***** The records

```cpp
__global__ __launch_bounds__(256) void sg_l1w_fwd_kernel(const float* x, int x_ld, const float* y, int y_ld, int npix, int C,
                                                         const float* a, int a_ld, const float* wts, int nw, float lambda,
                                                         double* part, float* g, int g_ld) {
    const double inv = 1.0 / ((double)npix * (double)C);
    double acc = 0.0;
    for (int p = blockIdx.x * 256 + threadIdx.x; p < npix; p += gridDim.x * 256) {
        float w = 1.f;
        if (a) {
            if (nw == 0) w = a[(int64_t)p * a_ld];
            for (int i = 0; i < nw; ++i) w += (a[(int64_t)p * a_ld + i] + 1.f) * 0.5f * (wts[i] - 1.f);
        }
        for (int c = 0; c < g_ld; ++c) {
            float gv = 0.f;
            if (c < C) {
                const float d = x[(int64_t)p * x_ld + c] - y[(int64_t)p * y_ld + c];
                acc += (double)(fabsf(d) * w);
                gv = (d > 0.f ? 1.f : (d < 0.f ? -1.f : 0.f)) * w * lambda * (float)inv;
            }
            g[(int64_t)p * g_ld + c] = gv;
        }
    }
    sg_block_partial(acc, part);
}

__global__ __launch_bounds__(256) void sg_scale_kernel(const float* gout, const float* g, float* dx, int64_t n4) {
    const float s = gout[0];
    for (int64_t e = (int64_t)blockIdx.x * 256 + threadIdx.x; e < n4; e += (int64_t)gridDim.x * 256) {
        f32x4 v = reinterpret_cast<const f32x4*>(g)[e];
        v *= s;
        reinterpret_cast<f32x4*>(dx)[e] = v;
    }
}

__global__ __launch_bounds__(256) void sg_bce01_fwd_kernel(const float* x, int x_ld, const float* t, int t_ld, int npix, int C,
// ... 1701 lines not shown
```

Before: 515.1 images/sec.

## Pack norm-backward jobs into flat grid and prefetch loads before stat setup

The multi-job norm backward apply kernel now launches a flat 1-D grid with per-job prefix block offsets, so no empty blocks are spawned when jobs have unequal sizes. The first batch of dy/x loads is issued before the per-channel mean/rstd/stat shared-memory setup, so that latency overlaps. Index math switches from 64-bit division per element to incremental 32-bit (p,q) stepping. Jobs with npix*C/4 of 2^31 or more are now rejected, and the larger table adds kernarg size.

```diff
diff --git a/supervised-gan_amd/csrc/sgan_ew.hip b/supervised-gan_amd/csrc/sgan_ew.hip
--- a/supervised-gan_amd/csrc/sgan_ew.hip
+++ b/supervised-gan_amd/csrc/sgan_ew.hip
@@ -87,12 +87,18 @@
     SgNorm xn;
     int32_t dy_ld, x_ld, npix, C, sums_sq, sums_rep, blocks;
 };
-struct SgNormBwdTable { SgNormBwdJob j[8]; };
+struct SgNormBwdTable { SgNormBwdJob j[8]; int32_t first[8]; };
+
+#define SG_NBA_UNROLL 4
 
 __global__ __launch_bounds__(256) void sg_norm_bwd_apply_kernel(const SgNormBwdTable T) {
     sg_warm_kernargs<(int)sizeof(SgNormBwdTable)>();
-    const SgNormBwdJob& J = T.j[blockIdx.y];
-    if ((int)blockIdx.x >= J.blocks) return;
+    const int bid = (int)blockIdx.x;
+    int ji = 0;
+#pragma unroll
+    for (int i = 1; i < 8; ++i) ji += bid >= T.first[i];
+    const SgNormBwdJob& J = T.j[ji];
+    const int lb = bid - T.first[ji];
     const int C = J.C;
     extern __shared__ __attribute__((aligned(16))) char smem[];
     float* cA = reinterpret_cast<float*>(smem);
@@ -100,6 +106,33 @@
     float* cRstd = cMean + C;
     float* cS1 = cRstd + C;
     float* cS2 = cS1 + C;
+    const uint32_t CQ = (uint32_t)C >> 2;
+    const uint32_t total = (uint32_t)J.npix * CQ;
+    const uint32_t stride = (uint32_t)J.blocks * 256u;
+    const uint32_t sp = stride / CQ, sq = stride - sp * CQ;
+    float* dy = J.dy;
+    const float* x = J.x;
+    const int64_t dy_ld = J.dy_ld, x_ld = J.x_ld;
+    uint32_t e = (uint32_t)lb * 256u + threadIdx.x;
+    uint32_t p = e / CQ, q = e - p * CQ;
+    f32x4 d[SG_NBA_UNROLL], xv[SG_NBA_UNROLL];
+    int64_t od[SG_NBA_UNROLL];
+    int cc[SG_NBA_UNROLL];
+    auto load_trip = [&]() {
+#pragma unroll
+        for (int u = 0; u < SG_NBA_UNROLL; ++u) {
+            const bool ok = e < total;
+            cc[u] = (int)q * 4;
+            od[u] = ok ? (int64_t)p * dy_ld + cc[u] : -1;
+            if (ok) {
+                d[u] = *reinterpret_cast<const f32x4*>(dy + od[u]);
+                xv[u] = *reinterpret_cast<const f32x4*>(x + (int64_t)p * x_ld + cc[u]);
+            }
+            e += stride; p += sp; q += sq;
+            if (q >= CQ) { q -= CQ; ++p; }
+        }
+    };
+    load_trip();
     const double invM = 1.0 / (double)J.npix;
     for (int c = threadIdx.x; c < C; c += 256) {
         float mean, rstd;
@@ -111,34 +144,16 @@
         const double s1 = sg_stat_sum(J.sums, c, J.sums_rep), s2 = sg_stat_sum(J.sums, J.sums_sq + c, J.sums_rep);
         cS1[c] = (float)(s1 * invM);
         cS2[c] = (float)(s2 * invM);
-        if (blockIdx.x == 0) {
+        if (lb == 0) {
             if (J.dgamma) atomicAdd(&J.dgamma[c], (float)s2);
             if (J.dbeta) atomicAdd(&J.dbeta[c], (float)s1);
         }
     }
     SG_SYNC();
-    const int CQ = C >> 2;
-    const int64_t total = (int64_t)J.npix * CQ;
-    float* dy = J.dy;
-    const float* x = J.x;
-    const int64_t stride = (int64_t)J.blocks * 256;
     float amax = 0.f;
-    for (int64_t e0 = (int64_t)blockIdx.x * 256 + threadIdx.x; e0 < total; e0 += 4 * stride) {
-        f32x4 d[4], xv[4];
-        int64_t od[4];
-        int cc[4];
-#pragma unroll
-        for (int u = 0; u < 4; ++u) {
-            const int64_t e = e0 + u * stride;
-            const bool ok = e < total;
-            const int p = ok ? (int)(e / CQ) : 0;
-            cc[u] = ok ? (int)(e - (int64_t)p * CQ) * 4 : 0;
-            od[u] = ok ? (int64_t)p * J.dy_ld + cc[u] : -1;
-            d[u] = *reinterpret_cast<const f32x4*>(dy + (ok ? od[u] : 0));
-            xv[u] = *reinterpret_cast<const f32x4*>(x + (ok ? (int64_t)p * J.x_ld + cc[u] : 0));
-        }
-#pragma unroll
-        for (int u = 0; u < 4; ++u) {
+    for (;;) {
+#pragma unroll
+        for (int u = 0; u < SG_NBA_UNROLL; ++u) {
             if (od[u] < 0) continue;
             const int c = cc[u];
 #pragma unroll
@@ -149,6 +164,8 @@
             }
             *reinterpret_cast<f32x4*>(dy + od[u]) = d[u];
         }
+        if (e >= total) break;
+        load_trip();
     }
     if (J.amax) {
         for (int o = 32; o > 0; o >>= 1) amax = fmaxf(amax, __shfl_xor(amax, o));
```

**********

Show, from the listing above, each line that contains the word "stride".

+    const uint32_t stride = (uint32_t)J.blocks * 256u;
+    const uint32_t sp = stride / CQ, sq = stride - sp * CQ;
+            e += stride; p += sp; q += sq;
-    const int64_t stride = (int64_t)J.blocks * 256;
-    for (int64_t e0 = (int64_t)blockIdx.x * 256 + threadIdx.x; e0 < total; e0 += 4 * stride) {
-            const int64_t e = e0 + u * stride;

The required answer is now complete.